# [Task prompt]
Go through the listing below and state how many lines hold the word "viable", giving only the number.

# [Data shown]

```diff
     auto failA4 = [&](const y2s2 mnA, const y2s2 mxA) -> unsigned long long {
         const y2s2 oA = __builtin_elementwise_max(__builtin_elementwise_sub_sat(loO2, mnA), __builtin_elementwise_sub_sat(mxA, hiO2));
@@ -241,14 +264,16 @@
         accept = viable & ~failA4(mnAll(), mxAll());
 #ifdef YK2_STATS
         {
-            y2u2 S_[5], st_[5], a_[5], b_[5], c_[5]; y2s2 mn_[5], mx_[5];
-            for (int t = 0; t < 5; t++) { S_[t] = S[t]; st_[t] = st[t]; a_[t] = dS0[t]; b_[t] = dS3[t]; c_[t] = dst[t]; mn_[t] = mn[t]; mx_[t] = mx[t]; }
+            y2u2 S_[4], st_[4], a_[4], b_[4], c_[4]; y2s2 mn_[5], mx_[5];
+            for (int t = 0; t < 4; t++) { S_[t] = S[t]; st_[t] = st[t]; a_[t] = dS0[t]; b_[t] = dS3[t]; c_[t] = dst[t]; }
+            for (int t = 0; t < 5; t++) { mn_[t] = mn[t]; mx_[t] = mx[t]; }
             setup(3); setup(4);
             pixelRow(0, kP, true); nextRow(0, kP); pixelRow(1, kP, false); nextRow(1, kP); pixelRow(2, kP, false); nextRow(2, kP); pixelRow(3, kP, false);
             const unsigned long long accP = viable & ~failP2(__builtin_elementwise_min(mn[3], mn[4]), __builtin_elementwise_max(mx[3], mx[4]));
             YK2_STAT(97, __popcll(accept)); YK2_STAT(98, __popcll(accP)); YK2_STAT(99, __popcll(accept | accP)); YK2_STAT(96 + 0 * kPassId, 0);
             YK2_STAT(107, __popcll(viable));
-            for (int t = 0; t < 5; t++) { S[t] = S_[t]; st[t] = st_[t]; dS0[t] = a_[t]; dS3[t] = b_[t]; dst[t] = c_[t]; mn[t] = mn_[t]; mx[t] = mx_[t]; }
+            for (int t = 0; t < 4; t++) { S[t] = S_[t]; st[t] = st_[t]; dS0[t] = a_[t]; dS3[t] = b_[t]; dst[t] = c_[t]; }
+            for (int t = 0; t < 5; t++) { mn[t] = mn_[t]; mx[t] = mx_[t]; }
         }
 #endif
         const unsigned long long rest = viable & ~accept;
@@ -288,7 +313,7 @@
         if (viable == 0ULL) { YK2_STAT(kPassId * 10 + 3, 1); return; }
         nextRow(0, 0x1Fu);
         pixelRow(1, 0x1Fu, false);
-        if (NX * NY == 1) {
+        if (NX * NY <= 2) {
             viable &= ~(failA4(mnAll(), mxAll()) & failP2(__builtin_elementwise_min(mn[3], mn[4]), __builtin_elementwise_max(mx[3], mx[4])));
             if (viable == 0ULL) { YK2_STAT(kPassId * 10 + 9, 1); return; }
         }
@@ -648,20 +673,26 @@
             latticePoint(lane);
             if (lane < YK2_LATN - 64) latticePoint(lane + 64);
             __syncthreads();
-#pragma unroll
-            for (int k = 0; k < 16; k++) pw[k] ^= 0x00808080u;
-            if (deadLanes == 0ULL) y2_grad_pass<4, 4, true>(s_lat, lat, cx, cy, pw, cov, deadLanes, stripInside, gxCell, gyCell, w, h, P.rejectFactor, s_bm, bxCell, byCell, s_pix, s_list, s_range, lane);
-            else y2_grad_pass<4, 4>(s_lat, lat, cx, cy, pw, cov, deadLanes, stripInside, gxCell, gyCell, w, h, P.rejectFactor, s_bm, bxCell, byCell, s_pix, s_list, s_range, lane);
+            y2s2 rg[16], bb[8];
+#pragma unroll
+            for (int k = 0; k < 16; k++) rg[k] = y2_rg(pw[k]);
+#pragma unroll
+            for (int k = 0; k < 8; k++) bb[k] = y2_bb(pw[2 * k], pw[2 * k + 1]);
+            if (deadLanes == 0ULL) y2_grad_pass<4, 4, true>(s_lat, lat, cx, cy, rg, bb, cov, deadLanes, stripInside, gxCell, gyCell, w, h, P.rejectFactor, s_bm, bxCell, byCell, s_pix, s_list, s_range, lane);
+            else y2_grad_pass<4, 4>(s_lat, lat, cx, cy, rg, bb, cov, deadLanes, stripInside, gxCell, gyCell, w, h, P.rejectFactor, s_bm, bxCell, byCell, s_pix, s_list, s_range, lane);
             if (~(cov | deadLanes) != 0ULL) {
-                y2_grad_pass<4, 3>(s_lat, lat, cx, cy, pw, cov, deadLanes, stripInside, gxCell, gyCell, w, h, P.rejectFactor, s_bm, bxCell, byCell, s_pix, s_list, s_range, lane);
-                y2_grad_pass<3, 4>(s_lat, lat, cx, cy, pw, cov, deadLanes, stripInside, gxCell, gyCell, w, h, P.rejectFactor, s_bm, bxCell, byCell, s_pix, s_list, s_range, lane);
-                y2_grad_pass<3, 3>(s_lat, lat, cx, cy, pw, cov, deadLanes, stripInside, gxCell, gyCell, w, h, P.rejectFactor, s_bm, bxCell, byCell, s_pix, s_list, s_range, lane);
-                y2_grad_pass<3, 2>(s_lat, lat, cx, cy, pw, cov, deadLanes, stripInside, gxCell, gyCell, w, h, P.rejectFactor, s_bm, bxCell, byCell, s_pix, s_list, s_range, lane);
-                y2_grad_pass<2, 3>(s_lat, lat, cx, cy, pw, cov, deadLanes, stripInside, gxCell, gyCell, w, h, P.rejectFactor, s_bm, bxCell, byCell, s_pix, s_list, s_range, lane);
-                y2_grad_pass<2, 2>(s_lat, lat, cx, cy, pw, cov, deadLanes, stripInside, gxCell, gyCell, w, h, P.rejectFactor, s_bm, bxCell, byCell, s_pix, s_list, s_range, lane);
-            }
-#pragma unroll
-            for (int k = 0; k < 16; k++) pw[k] ^= 0x00808080u;
+                y2_grad_pass<4, 3>(s_lat, lat, cx, cy, rg, bb, cov, deadLanes, stripInside, gxCell, gyCell, w, h, P.rejectFactor, s_bm, bxCell, byCell, s_pix, s_list, s_range, lane);
+                y2_grad_pass<3, 4>(s_lat, lat, cx, cy, rg, bb, cov, deadLanes, stripInside, gxCell, gyCell, w, h, P.rejectFactor, s_bm, bxCell, byCell, s_pix, s_list, s_range, lane);
+                y2_grad_pass<3, 3>(s_lat, lat, cx, cy, rg, bb, cov, deadLanes, stripInside, gxCell, gyCell, w, h, P.rejectFactor, s_bm, bxCell, byCell, s_pix, s_list, s_range, lane);
+                y2_grad_pass<3, 2>(s_lat, lat, cx, cy, rg, bb, cov, deadLanes, stripInside, gxCell, gyCell, w, h, P.rejectFactor, s_bm, bxCell, byCell, s_pix, s_list, s_range, lane);
+                y2_grad_pass<2, 3>(s_lat, lat, cx, cy, rg, bb, cov, deadLanes, stripInside, gxCell, gyCell, w, h, P.rejectFactor, s_bm, bxCell, byCell, s_pix, s_list, s_range, lane);
+                y2_grad_pass<2, 2>(s_lat, lat, cx, cy, rg, bb, cov, deadLanes, stripInside, gxCell, gyCell, w, h, P.rejectFactor, s_bm, bxCell, byCell, s_pix, s_list, s_range, lane);
+            }
+#pragma unroll
+            for (int r = 0; r < 4; r++) {
+                const uint4 t = *reinterpret_cast<const uint4*>(&s_pix[lcell + r * LS]);
+                pw[r * 4 + 0] = t.x; pw[r * 4 + 1] = t.y; pw[r * 4 + 2] = t.z; pw[r * 4 + 3] = t.w;
+            }
         }
     }
     const int mtIdx = ((BY * 64 + wave * 16) >> 4) * P.mtW + ((BX * 64 + q * 16) >> 4);
```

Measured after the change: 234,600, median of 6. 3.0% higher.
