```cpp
int sei_gemm_bf16nt_dw2_adam(const uint16_t *A1, const uint16_t *A2, int lda, const uint16_t *B1, const uint16_t *B2,
                             int ldb, float *param, float *exp_avg, float *exp_avg_sq, uint16_t *param_bf16,
                             const float *hyper, int M, int N, int K1, int K2, void *stream);
int sei_gemm_bf16nt_dw2_adam_ex(const uint16_t *A1, const uint16_t *A2, int lda, const uint16_t *B1, const uint16_t *B2,
                                int ldb, float *param, float *exp_avg, float *exp_avg_sq, uint16_t *param_bf16,
                                const float *hyper, int M, int N, int K1, int K2, int tile, void *stream);
size_t sei_gemm_bf16nt_dw2_adam_plan(int M, int N, int K1, int K2, int tile);
int sei_adam_scalars(float lr, float beta1, float beta2, float eps, float weight_decay, int step, float *out6_host,
                     void *stream);
int sei_adam_scalars_to_device(float lr, float beta1, float beta2, float eps, float weight_decay, int step,
                               float *dev6, void *stream);

size_t sei_sgd_partials(size_t lo, size_t hi, int grid_cap);
int sei_sgd_fused(float *param, const float *grad, const float *anchor, const float *coef64, size_t lo, size_t hi,
                  float lr, float grad_scale, uint16_t *param_bf16, double *partials, int grid_cap, void *stream);
int sei_sgd_penalty_finish(const double *partials, size_t count, float *penalty, void *stream);

size_t sei_adam_anchor_partials(size_t lo, size_t hi, int grid_cap);
int sei_adam_anchor_fused(float *param, const float *grad, float *exp_avg, float *exp_avg_sq, const float *anchor,
                          const float *coef64, size_t lo, size_t hi, float lr, float beta1, float beta2, float eps,
                          float weight_decay, int step, float grad_scale, uint16_t *param_bf16, double *partials,
                          int grid_cap, void *stream);
// ... 128 lines not shown
```

scale-equivariant-imaging_amd/_native.py:

```python
import ctypes
import os

import torch

_HERE = os.path.dirname(os.path.abspath(__file__))
LIB_PATH = os.environ.get("SEI_HIP_LIBRARY") or os.path.join(_HERE, "libsei_hip.so")

SEI_REDUCE_BLOCKS = 256

_c = ctypes
_P, _I, _F, _Z, _L = _c.c_void_p, _c.c_int, _c.c_float, _c.c_size_t, _c.c_longlong

SIGNATURES = {
    "sei_abi_version": [],
    "sei_event_create": [_P],
    "sei_event_destroy": [_P],
    "sei_event_record_external": [_P, _P],
    "sei_stream_wait_event": [_P, _P],
    "sei_graph_node_counts": [_P, _P, _P],
    "sei_build_target": [_c.c_char_p, _I],
    "sei_blur_sep_circ": [_P, _P, _P, _P, _I, _I, _I, _I, _I, _I, _P],
    "sei_blur_dense_circ": [_P, _P, _P, _I, _I, _I, _I, _I, _I, _P],
    "sei_blur_dense_pad": [_P, _P, _P, _I, _I, _I, _I, _I, _I, _I, _P, _P],
    "sei_circ_filter_sep": [_P, _P, _P, _P, _I, _I, _I, _P],
# ... 61 lines not shown
    "sei_gelu_f32": [_P, _P, _Z, _P],
    "sei_mul_dgelu_f32": [_P, _P, _Z, _P],
    "sei_cast_transpose_bf16": [_P, _I, _P, _P, _I, _I, _I, _P, _P],
    "sei_cast_bf16_colsum_weighted": [_P, _P, _P, _P, _I, _I, _P],
    "sei_cast_bf16_colsum_parts": [_P, _P, _P, _P, _I, _I, _P],
    "sei_gemm_bf16nt": [_P, _I, _I, _P, _I, _I, _P, _P, _I, _I, _I, _I, _P, _P, _P, _P, _P],
    "sei_gemm_bf16nt_colsum": [_P, _I, _I, _P, _I, _I, _P, _I, _I, _I, _I, _P, _P, _P],
    "sei_gemm_bf16nt_ws": [_P, _I, _I, _P, _I, _I, _P, _P, _I, _I, _I, _I, _P, _P, _P, _P, _P, _P, _Z, _I, _I, _I, _P],
    "sei_fold_many": [_P, _I, _P],
    "sei_transpose_bf16_many": [_P, _I, _P],
    "sei_gemm_bf16nt_dw2": [_P, _P, _I, _P, _P, _I, _P, _I, _I, _I, _I, _I, _P],
    "sei_gemm_bf16nt_ex": [_P, _I, _I, _P, _I, _I, _P, _P, _I, _I, _I, _I, _P, _P, _P, _P, _I, _I, _P],
    "sei_gemm_bf16nt_dw2_ex": [_P, _P, _I, _P, _P, _I, _P, _I, _I, _I, _I, _I, _I, _P],
    "sei_gemm_bf16nt_dw2_adam": [_P, _P, _I, _P, _P, _I, _P, _P, _P, _P, _P, _I, _I, _I, _I, _P],
    "sei_gemm_bf16nt_dw2_adam_ex": [_P, _P, _I, _P, _P, _I, _P, _P, _P, _P, _P, _I, _I, _I, _I, _I, _P],
    "sei_gemm_bf16nt_dw2_bf16out": [_P, _P, _I, _P, _P, _I, _P, _I, _I, _I, _I, _P],
    "sei_gemm_bf16nt_dw2_taps": [_P, _P, _I, _P, _P, _I, _P, _I, _I, _I, _I, _I, _I, _P, _L, _P],
    "sei_sepmap2": [_P, _P, _I, _I, _I, _I, _I, _I, _P, _P, _P, _P, _P, _Z, _P],
    "sei_sepmap2_big_pack": [_P, _P, _P, _P, _P, _I, _I, _I, _I, _P],
    "sei_sepmap2_big": [_P, _P, _I, _I, _I, _I, _I, _I, _P, _P, _P],
    "sei_sepmap2_packed": [_P, _P, _I, _I, _I, _I, _I, _I, _P, _P, _P, _Z, _P],
    "sei_sepmap2_bf16": [_P, _P, _I, _I, _I, _I, _I, _I, _P, _P],
    "sei_sepmap2_bf16_pack": [_P, _P, _P, _P, _P, _I, _I, _I, _I, _P],
    "sei_sepmap2_small": [_P, _P, _I, _I, _I, _I, _I, _I, _I, _P, _P, _P, _P, _P],
    "sei_sepmap2_bf16_out16": [_P, _P, _I, _I, _I, _I, _I, _I, _P, _P],
    "sei_colsum_f32": [_P, _P, _Z, _I, _P],
    "sei_colsum_weighted_f32": [_P, _P, _P, _Z, _I, _P],
    "sei_mlp_fused_fwd": [_P, _P, _P, _P, _P, _P, _F, _P, _I, _I, _P],
    "sei_mlp_fused_bwd": [_P, _P, _P, _P, _P, _P, _P, _P, _P, _P, _I, _I, _P],
    "sei_swin_attn_fwd": [_P, _P, _P, _I, _I, _I, _I, _I, _I, _F, _P],
# ... 62 lines not shown
    _fields_ = [("Y1", _P), ("Y2", _P), ("X1", _P), ("X2", _P), ("ldy", _I), ("ldx", _I), ("y0", _I), ("x0", _I),
                ("D", _P), ("ldd", _I)]


TOKGRAD_MAX_BLOCKS = 16


class DwStreamJob(_c.Structure):
    _fields_ = [("Y1", _P), ("Y2", _P), ("X1", _P), ("X2", _P), ("ldy", _I), ("ldx", _I), ("Mo", _I), ("Ni", _I),
                ("D", _P), ("ldd", _I), ("reserved", _I), ("K1", _L), ("K2", _L), ("gbias", _P)]


DWSTREAM_MAX_JOBS = 64


class FoldJob(_c.Structure):
    _fields_ = [("a", _P), ("b", _P), ("c", _P), ("ncol", _I), ("split", _I), ("kind", _I), ("nseg", _I),
                ("part", _P * 3), ("groups", _I * 3), ("reserved", _I)]


FOLD_SPLIT, FOLD_DWCONV7, FOLD_MAX_JOBS = 0, 1, 48


class TransposeJob(_c.Structure):
    _fields_ = [("src", _P), ("dst", _P), ("R", _I), ("C", _I)]


TRANSPOSE_MAX_JOBS = 16

CG_STATE_WORDS, CG_DONE, CG_ITERATIONS = 8, 3, 4
# ... 20 lines not shown
    "sei_sepmap2_big_work_elems": [_I, _I, _I, _I, _I, _I],
    "sei_swin_partials_floats": [_I],
    "sei_tokgrad_bf16_eligible": [_I, _I, _I, _I, _L, _L],
    "sei_dwstream_bf16_eligible": [_I, _I, _I, _I, _L, _L],
    "sei_mlp_fused_eligible": [_L, _I],
    "sei_rowgemm_bf16_eligible": [_L, _I, _I, _I, _I],
    "sei_rowgemm_lnbwd_bf16_eligible": [_L, _I, _I],
    "sei_rowgemm_lnbwd_work_floats": [_I],
    "sei_ln_bwd_part_offset": [_Z, _I],
    "sei_ln_bwd_part_count": [_Z, _I],
    "sei_rowgemm_dgelu_bf16_eligible": [_L, _I, _I],
    "sei_rowgemm_ln_bf16_eligible": [_L, _I, _I],
    "sei_gemm_bf16nt_plan": [_I, _I, _I, _I, _I, _I, _I, _I],
    "sei_gemm_bf16nt_plan_ws": [_I, _I, _I, _I, _I, _I, _I, _I, _Z],
    "sei_gemm_bf16nt_dw2_adam_plan": [_I, _I, _I, _I, _I],
    "sei_conv3x3_bwd_weight_parts_count": [_I, _I, _I, _I, _I, _I, _I],
    "sei_sepmap2_small_eligible": [_I, _I, _I, _I, _I, _I],
    "sei_cast_bf16_colsum_parts_count": [_I, _I],
    "sei_sgd_partials": [_Z, _Z, _I],
    "sei_adam_anchor_partials": [_Z, _Z, _I],
    "sei_drunet_work_bytes": [_I, _I, _I],
    "sei_cg_partials": [_Z],
    "sei_dps_partials": [_I, _Z],
    "sei_bm3d_ref_blocks": [_I, _I, _I],
    "sei_adm_gn_part_floats": [_I, _I],
}
ABI_VERSION = 12


class NativeLibraryError(RuntimeError):
# ... 33 lines not shown
    else:
        code = lib().sei_gemm_bf16nt_plan(int(a_rmajor), int(b_rmajor), int(out_f32), int(out_bf16), M, Nn, K, epilogue)
    if code == 0:
        raise NativeLibraryError("sei_gemm_bf16nt_plan: arguments sei_gemm_bf16nt would refuse")
    plan = {1: "nt", 2: "pq"}[code >> 48], (code >> 32) & 0xFFFF, (code >> 16) & 0xFFFF, code & 0x7FFF
    return plan + (bool(code & 0x8000),) if ws_bytes else plan


def adam_gemm_plan(M, Nn, K1, K2, tile=0):
    code = lib().sei_gemm_bf16nt_dw2_adam_plan(M, Nn, K1, K2, tile)
    if code == 0:
        raise NativeLibraryError("sei_gemm_bf16nt_dw2_adam_plan: arguments sei_gemm_bf16nt_dw2_adam_ex would refuse")
    return {1: "nt", 2: "pq"}[code >> 48], (code >> 32) & 0xFFFF, (code >> 16) & 0xFFFF, code & 0x7FFF


def stream():
    return torch.cuda.current_stream().cuda_stream
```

# [Task output]
7